Please give back only the lines below from the one containing "const dim3 g(tx, ty, std::min(zmax, nb" to the one containing "if (any_sparse &&", each repeated word for word, both ends included.

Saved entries
[Start of section]
struct FastState {
  Switches sw;
  SiteShard shard;
  uint64_t I = 0, S = 0;
  uint64_t T = 0;
  uint32_t C = 0;
  uint64_t J = 0;
  uint64_t Spad = 0;
  GlView gl_log;
  const double* d_pos = nullptr;
  bool packed = false;
  bool owns_data = true;
  uint32_t* geno_il = nullptr;
  double* cls_lin = nullptr;
  double u_lin = 0;
  bool called_table = false;
  double* gl_lin = nullptr;
  double* e_il = nullptr;
  double* base_c = nullptr;
  double* pos_il = nullptr;
  double* chunk_scale = nullptr;
  double* glq_il = nullptr;
  double* gl_scale_c = nullptr;
  double* freq_il = nullptr;
  bool e_stale = true;
  double* post = nullptr;
  double* ckpt = nullptr;
  double* lane_ops = nullptr;
  double* bound = nullptr;
  struct ModeRange { uint32_t mode, begin, count; };
  struct LklLane {
    double* part = nullptr;
    size_t part_cap = 0;
    void* grp_dev = nullptr;
    size_t grp_cap = 0;
    std::vector<unsigned char> grp_host;
    uint32_t n_groups = 0;
    uint32_t n_pts = 0;
    std::vector<ModeRange> mode_ranges;
  };
  LklLane lanes[2];
  int cur_lane = 0;

  struct DevBfgs {
    static constexpr uint32_t kRing = 4;
    static constexpr uint32_t kTableWords = 4 + 2 * 129 + 12;
    uint64_t cap_I = 0;
    void* prob = nullptr;
    void* solver = nullptr;
    double* arrays = nullptr;
    void* groups = nullptr;
    uint32_t* last_mode = nullptr;
    uint32_t* worklists = nullptr;
    uint32_t* all = nullptr;
    uint32_t* counts = nullptr;
    double* lkl = nullptr;
    double* part = nullptr;
    double *d_F = nullptr, *d_A = nullptr;
    double *snap_F = nullptr, *snap_A = nullptr;
    uint32_t snap_set = 0;
    volatile uint32_t* h_table = nullptr;
    double *h_F = nullptr, *h_A = nullptr;
    unsigned long long stats_host[6] = {0, 0, 0, 0, 0, 0};
    uint32_t seq_base = 0;
    uint32_t mstep_no = 0;
    bool clean = true;
    bool preplanned = false;
    bool pre_F_fixed = false, pre_alpha_fixed = false;
    double* h_epi_lkl = nullptr;
    volatile uint32_t* h_epi = nullptr;
    uint32_t epi_seq = 0;
  } dev;

  double dmax_finite = 0;
  double alpha_small_min = 0;
  uint8_t* redo = nullptr;
  size_t redo_cap = 0;
  uint8_t* est_status = nullptr;
  double* est_state = nullptr;
  std::map<uint32_t, uint64_t> mode_ind_rounds;
  uint32_t* est_counts = nullptr;
};

enum EstCount {
  EST_CNT_CHECK_FAILED = 0,
  EST_CNT_RESUMED = 1,
  EST_CNT_RESUMED_AGAIN = 2,
  EST_CNT_LOGSPACE = 3,
  EST_CNT_EXACT_TAIL = 4,
  EST_COUNTS = 5
};
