template <int FT>
int run_loops(ghicp_ctx* ctx, int nb, const gh_loop_job* jobs) {
  hipStream_t s = ctx->stream;
  std::vector<float> cost_hints;
  cost_hints.swap(ctx->loop_cost_hints);
  const ghicp_params* p0 = jobs[0].p;
  const int corr = p0->corr;
  int max_iter = 1;
  for (int b = 0; b < nb; b++) max_iter = jobs[b].p->max_iter > max_iter ? jobs[b].p->max_iter : max_iter;
  std::vector<double> wtab(max_iter + 1);
  for (int i = 0; i <= max_iter; i++) wtab[i] = std::exp(-1.0 * i / p0->weight_changing_rate);

  std::vector<LoopProb> hp(nb);
  std::vector<LoopState> hst(nb);
  size_t total = 0;
  int max_rowsA = 1, max_chunkB = 1, max_rowsB = 1, max_chunkA = 1, max_n = 1;
  bool persistent = corr == GHICP_CORR_KM;
  for (int b = 0; b < nb && persistent; b++) {
    const int n = std::max(jobs[b].ks, jobs[b].kt);
    persistent = (jobs[b].ks <= 0 || jobs[b].kt <= 0) || gh_km4_fits(n);
  }
  const int chunk_batch = persistent ? (1 << 20) : nb;
  for (int pass = 0; pass < 2; pass++) {
    char* arena = nullptr;
    if (pass == 1) GH_TRY(ctx->reserve(B_LOOP_STATE, total + 4096, &arena));
    Carver cv(arena);
    const double* wfd = cv.take<double>(wtab.size());
    LoopProb* dprobs = cv.take<LoopProb>(nb);
    int* dflags = cv.take<int>((size_t)nb * 2);
    int* dqheads = cv.take<int>(16);
    Km2Problem* d_descs = cv.take<Km2Problem>(nb);
    LoopState* dstates = cv.take<LoopState>(nb);
    int* dkmst = cv.take<int>((size_t)nb + 1);
    int max_ks = 1, max_kt = 1;
    bool need_transpose = false;
    for (int b = 0; b < nb; b++) {
      const gh_loop_job& J = jobs[b];
      const ghicp_params* p = J.p;
      LoopProb& L = hp[b];
      memset(&L, 0, sizeof(L));
      LoopConst& C = L.C;
      const int ks = J.ks, kt = J.kt;
      C.ks = ks; C.kt = kt; C.n = ks > kt ? ks : kt; C.feature = p->feature; C.corr = p->corr; C.max_iter = p->max_iter; C.min_cor = p->min_cor;
      C.scale = (float)(0.005 * p->bbx_magnitude);
      C.est_iou = p->est_iou; C.adjust_ratio = p->adjust_ratio; C.adjust_step = p->adjust_step;
      C.converge_t = (double)p->converge_t; C.converge_r = (double)p->converge_r; C.penalty_initial = p->penalty_initial; C.km_eps = p->km_eps;
      pick_chunks(ks, kt, chunk_batch, &C.chunk_b, &C.nchunk_b);
      pick_chunks(kt, ks, chunk_batch, &C.chunk_a, &C.nchunk_a);
      C.nparts = cdiv(ks > 0 ? ks : 1, ROWS) * C.nchunk_b;
      max_rowsA = std::max(max_rowsA, cdiv(ks > 0 ? ks : 1, ROWS)); max_chunkB = std::max(max_chunkB, C.nchunk_b);
      max_rowsB = std::max(max_rowsB, cdiv(kt > 0 ? kt : 1, ROWS)); max_chunkA = std::max(max_chunkA, C.nchunk_a);
      max_n = std::max(max_n, C.n);
      L.wfd = wfd;
      L.st = dstates + b;
      L.kpS_src = J.kpS;
      max_ks = std::max(max_ks, ks); max_kt = std::max(max_kt, kt);
      L.kpS = cv.take<double>((size_t)ks * 3 + 3);
      L.kpT = J.kpT; L.FD = J.FD;
      L.pminA = cv.take<double>((size_t)C.nchunk_b * ks + 1);
      L.pidxA = cv.take<int>((size_t)C.nchunk_b * ks + 1);
      L.psum = cv.take<double>((size_t)C.nparts * 2 + 2);
      if (corr == GHICP_CORR_NNR) {
        L.pminB = cv.take<double>((size_t)C.nchunk_a * kt + 1);
        L.pidxB = cv.take<int>((size_t)C.nchunk_a * kt + 1);
      }
      L.SP = cv.take<int>((size_t)C.n + 1);
      L.TP = cv.take<int>((size_t)C.n + 1);
      L.SVs = cv.take<int>((size_t)ks + 1);
      L.TVs = cv.take<int>((size_t)kt + ks + 2);
      L.trace = cv.take<ghicp_iter>((size_t)p->max_iter + 1);
      L.matchlist = J.matchlist;
      L.ml_row0 = J.ml_row0;
      if (FT != GHICP_FEATURE_NONE) {
        if (J.FDt) L.FDt = J.FDt;
        else { L.FDt = cv.take<char>((size_t)ks * kt * (FT == GHICP_FEATURE_BSC ? 2 : 4) + 16); need_transpose = true; }
        L.fdt_given = J.FDt != nullptr;
      }
      if (corr == GHICP_CORR_KM) {
        L.kmmatch = cv.take<int>((size_t)C.n + 1);
        L.km_status = dkmst + b;
        if (gh_km4_fits(C.n)) {
          L.km_cnt = cv.take<unsigned>((size_t)C.n + 1);
          L.km_rptr = cv.take<unsigned>((size_t)C.n + 2);
          L.km_lx = cv.take<double>((size_t)C.n + 1);
          L.km_cols = cv.take<int>((size_t)ks * kt + 1);
          L.km_vals = cv.take<double>((size_t)ks * kt + 1);
          L.km_desc = d_descs ? d_descs + b : nullptr;
        } else {
          L.kmw = cv.take<double>((size_t)C.n * C.n + 1);
        }
      }
    }
    total = cv.off;
    if (pass == 1) {
      GH_HIP(hipMemcpyAsync(const_cast<double*>(wfd), wtab.data(), wtab.size() * sizeof(double), hipMemcpyHostToDevice, s));
      GH_HIP(hipMemsetAsync(d_descs, 0, (size_t)nb * sizeof(Km2Problem), s));
      for (int b = 0; b < nb; b++) {
        LoopState& h = hst[b];
        memset(&h, 0, sizeof(h));
        h.RMS = 99999; h.para1 = jobs[b].p->para1; h.para2 = jobs[b].p->para2;
        for (int d = 0; d < 4; d++) h.Rt_till[d * 5] = 1.0;
        if (jobs[b].resume_in) {
          memcpy(&h, jobs[b].resume_in, sizeof(h));
          h.done = 0;
        }
        if (jobs[b].ks <= 0 || jobs[b].kt <= 0) h.done = 1;
      }
      GH_HIP(hipMemcpyAsync(dstates, hst.data(), (size_t)nb * sizeof(LoopState), hipMemcpyHostToDevice, s));
      GH_HIP(hipMemsetAsync(dkmst, 0, ((size_t)nb + 1) * sizeof(int), s));
      GH_HIP(hipMemcpyAsync(dprobs, hp.data(), (size_t)nb * sizeof(LoopProb), hipMemcpyHostToDevice, s));
      for (int b0 = 0; b0 < nb; b0 += 65535)
        hipLaunchKernelGGL(k_pairs_copy_kps, dim3(std::min(cdiv(max_ks * 3, 256), 8), std::min(65535, nb - b0)), dim3(256), 0, s, (const LoopProb*)dprobs, b0);
      if (FT != GHICP_FEATURE_NONE && need_transpose) {
        const int tx = cdiv(max_kt, 32), ty = cdiv(max_ks, 32);
        const int zmax = (int)std::max<long long>(1, std::min<long long>(65535, (1ll << 22) / ((long long)tx * ty)));
        for (int b0 = 0; b0 < nb; b0 += zmax) {
          const dim3 g(tx, ty, std::min(zmax, nb - b0));
          if (FT == GHICP_FEATURE_BSC) hipLaunchKernelGGL(k_pairs_transpose<uint16_t>, g, dim3(32, 8), 0, s, (const LoopProb*)dprobs, b0);
          else hipLaunchKernelGGL(k_pairs_transpose<float>, g, dim3(32, 8), 0, s, (const LoopProb*)dprobs, b0);
        }
      }
      GH_HIP(hipGetLastError());

      ctx->loop_total.store(nb, std::memory_order_relaxed);
      ctx->loop_active.store(nb, std::memory_order_relaxed);
      std::vector<int> hflags((size_t)nb * 2, 0);
      const int poll_every = 2;
      int launched = 0;
      bool all_done = false;
      bool any_dense = false;
      for (int b = 0; b < nb; b++) any_dense |= (hp[b].kmw != nullptr);
      bool any_sparse = false;
      int max_n_sparse = 1;
      for (int b = 0; b < nb; b++)
        if (hp[b].km_rptr) { any_sparse = true; max_n_sparse = std::max(max_n_sparse, hp[b].C.n); }
      Km4Plan km_plan;
      bool use_plan = false;
      if (any_sparse && !any_dense && gh_km4_fits(max_n_sparse)) {
        std::vector<int> hn((size_t)nb);
        bool all_sparse = true;
        for (int b = 0; b < nb; b++) { hn[b] = hp[b].C.n; all_sparse &= (hp[b].km_rptr != nullptr) || jobs[b].ks <= 0 || jobs[b].kt <= 0; }
        if (all_sparse) {
          const bool hinted = (int)cost_hints.size() == nb;
          GH_TRY(gh_km4_plan(ctx, hn.data(), nb, &km_plan, hinted ? cost_hints.data() : nullptr));
          use_plan = true;
        }
      }
      if (persistent && use_plan) {
        const int rc = run_pair_loop<FT>(ctx, dprobs, nb, km_plan, dqheads);
        if (rc != GHICP_OK) {
          ctx->progress_live.store(false, std::memory_order_release);
          return rc;
        }
        all_done = true;
      }
      while (!all_done && launched < max_iter) {
        for (int r = 0; r < poll_every && launched < max_iter; r++, launched++) {
          hipEvent_t kev = ctx->kt_begin(KT_CD_ROWMIN);
          hipLaunchKernelGGL((k_cd_rowmin<FT, false>), dim3(max_rowsA, max_chunkB, nb), dim3(ROWS), 0, s, dprobs);
          ctx->kt_end(KT_CD_ROWMIN, kev);
          if (corr == GHICP_CORR_NNR) hipLaunchKernelGGL((k_cd_rowmin<FT, true>), dim3(max_rowsB, max_chunkA, nb), dim3(ROWS), 0, s, dprobs);
          hipLaunchKernelGGL(k_penalty, dim3(nb), dim3(256), 0, s, dprobs);
          if (corr == GHICP_CORR_KM) {
            hipEvent_t kw = ctx->kt_begin(KT_KM_WEIGHTS);
            hipLaunchKernelGGL((k_km_csr<FT, 0>), dim3(cdiv(max_n, 4), nb), dim3(256), 0, s, dprobs);
            hipLaunchKernelGGL(k_km_scan_desc, dim3(nb), dim3(1024), 0, s, dprobs);
            hipLaunchKernelGGL((k_km_csr<FT, 1>), dim3(cdiv(max_n, 4), nb), dim3(256), 0, s, dprobs);
            ctx->kt_end(KT_KM_WEIGHTS, kw);
            if (any_sparse) GH_TRY(use_plan ? gh_km4_launch_plan(ctx, d_descs, km_plan) : gh_km4_launch(ctx, d_descs, nb, max_n_sparse));
            if (any_dense) {
              hipLaunchKernelGGL(k_km_weights<FT>, dim3(cdiv(max_n, 256), max_n, nb), dim3(256), 0, s, dprobs);
              for (int b = 0; b < nb; b++)
                if (hp[b].kmw) GH_TRY(gh_km_solve_dev(ctx, hp[b].kmw, hp[b].C.n, hp[b].C.km_eps, hp[b].kmmatch, &hp[b].st->done));
            }
          }
          hipLaunchKernelGGL(k_solve<FT>, dim3(nb), dim3(256), 0, s, dprobs);
        }
        GH_HIP(hipGetLastError());
        hipLaunchKernelGGL(k_collect_done, dim3(cdiv(nb, 256)), dim3(256), 0, s, dprobs, nb, dflags);
        GH_HIP(hipMemcpyAsync(hflags.data(), dflags, hflags.size() * sizeof(int), hipMemcpyDeviceToHost, s));
        GH_HIP(hipStreamSynchronize(s));
        all_done = true;
        long long still = 0;
        for (int b = 0; b < nb; b++) { all_done &= (hflags[(size_t)b * 2 + 1] != 0); still += hflags[(size_t)b * 2 + 1] == 0; }
        ctx->loop_active.store(still, std::memory_order_relaxed);
      }
      ctx->loop_active.store(0, std::memory_order_relaxed);
      ctx->progress_live.store(false, std::memory_order_release);
      std::vector<int> hkmst((size_t)nb + 1, 0);
      GH_HIP(hipMemcpyAsync(hst.data(), dstates, (size_t)nb * sizeof(LoopState), hipMemcpyDeviceToHost, s));
      GH_HIP(hipMemcpyAsync(hkmst.data(), dkmst, ((size_t)nb + 1) * sizeof(int), hipMemcpyDeviceToHost, s));
      GH_HIP(hipStreamSynchronize(s));
      if (ctx->kt_on && persistent) {
        ctx->loop_timeline.resize((size_t)nb * 3);
        for (int b = 0; b < nb; b++) {
          const unsigned hw = hst[b].hw_id;
          const unsigned long long where = (unsigned long long)((hw >> 8) & 0xFu) | ((unsigned long long)((hw >> 12) & 1u) << 4) | ((unsigned long long)((hw >> 13) & 7u) << 5) |
                                           ((unsigned long long)((hw >> 16) & 0xFu) << 8);
          ctx->loop_timeline[(size_t)b * 3] = (long long)((hst[b].t_begin & 0x000FFFFFFFFFFFFFull) | (where << 52));
          ctx->loop_timeline[(size_t)b * 3 + 1] = (long long)(hst[b].t_end & 0x000FFFFFFFFFFFFFull);
          ctx->loop_timeline[(size_t)b * 3 + 2] = (long long)(((unsigned long long)(hst[b].it & 0xFFFF)) | ((unsigned long long)(hst[b].it_solve_max & 0xFFFF) << 16) |
                                                              (std::min<unsigned long long>(hst[b].t_solve_max >> 4, 0xFFFFFFFFull) << 32));
        }
      }
      for (int b = 0; b < nb; b++) {
        const gh_loop_job& J = jobs[b];
        for (int d = 0; d < 16; d++) J.Rt16[d] = hst[b].Rt_till[d];
        if (J.n_iter) *J.n_iter = hst[b].it;
        if (J.converged) *J.converged = hst[b].converged_flag;
        if (J.rmse_after) *J.rmse_after = hst[b].rmse_after;
        if (J.trace && hst[b].it > 0) GH_HIP(hipMemcpyAsync(J.trace, hp[b].trace, (size_t)hst[b].it * sizeof(ghicp_iter), hipMemcpyDeviceToHost, s));
        if (J.trace_last && hst[b].it > 0) GH_HIP(hipMemcpyAsync(J.trace_last, hp[b].trace + (hst[b].it - 1), sizeof(ghicp_iter), hipMemcpyDeviceToHost, s));
        if (J.kpS_out && J.ks > 0) GH_HIP(hipMemcpyAsync(J.kpS_out, hp[b].kpS, (size_t)J.ks * 3 * sizeof(double), hipMemcpyDeviceToDevice, s));
        if (J.resume_out) memcpy(J.resume_out, &hst[b], sizeof(LoopState));
      }
      GH_HIP(hipStreamSynchronize(s));
      int kmst = 0;
      for (int b = 0; b < nb; b++)
        if (hp[b].km_status) {
          kmst |= hkmst[(size_t)b] & 0xFFFF;
          ctx->loop_hazards += (long long)((unsigned)hkmst[(size_t)b] >> 16);
        }
      if (any_dense && ctx->buf[B_KM_MISC].p) {
        int v = 0;
        GH_HIP(hipMemcpy(&v, ctx->buf[B_KM_MISC].p, sizeof(int), hipMemcpyDeviceToHost));
        kmst |= v;
      }
      if (kmst) return ctx->fail(GHICP_ERR_INTERNAL, "KM solver status %d (non-finite energy?)", kmst);
    }
  }
  return GHICP_OK;
}

}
[End of section]
# ANSWER BOX
          const dim3 g(tx, ty, std::min(zmax, nb - b0));
          if (FT == GHICP_FEATURE_BSC) hipLaunchKernelGGL(k_pairs_transpose<uint16_t>, g, dim3(32, 8), 0, s, (const LoopProb*)dprobs, b0);
          else hipLaunchKernelGGL(k_pairs_transpose<float>, g, dim3(32, 8), 0, s, (const LoopProb*)dprobs, b0);
        }
      }
      GH_HIP(hipGetLastError());

      ctx->loop_total.store(nb, std::memory_order_relaxed);
      ctx->loop_active.store(nb, std::memory_order_relaxed);
      std::vector<int> hflags((size_t)nb * 2, 0);
      const int poll_every = 2;
      int launched = 0;
      bool all_done = false;
      bool any_dense = false;
      for (int b = 0; b < nb; b++) any_dense |= (hp[b].kmw != nullptr);
      bool any_sparse = false;
      int max_n_sparse = 1;
      for (int b = 0; b < nb; b++)
        if (hp[b].km_rptr) { any_sparse = true; max_n_sparse = std::max(max_n_sparse, hp[b].C.n); }
      Km4Plan km_plan;
      bool use_plan = false;
      if (any_sparse && !any_dense && gh_km4_fits(max_n_sparse)) {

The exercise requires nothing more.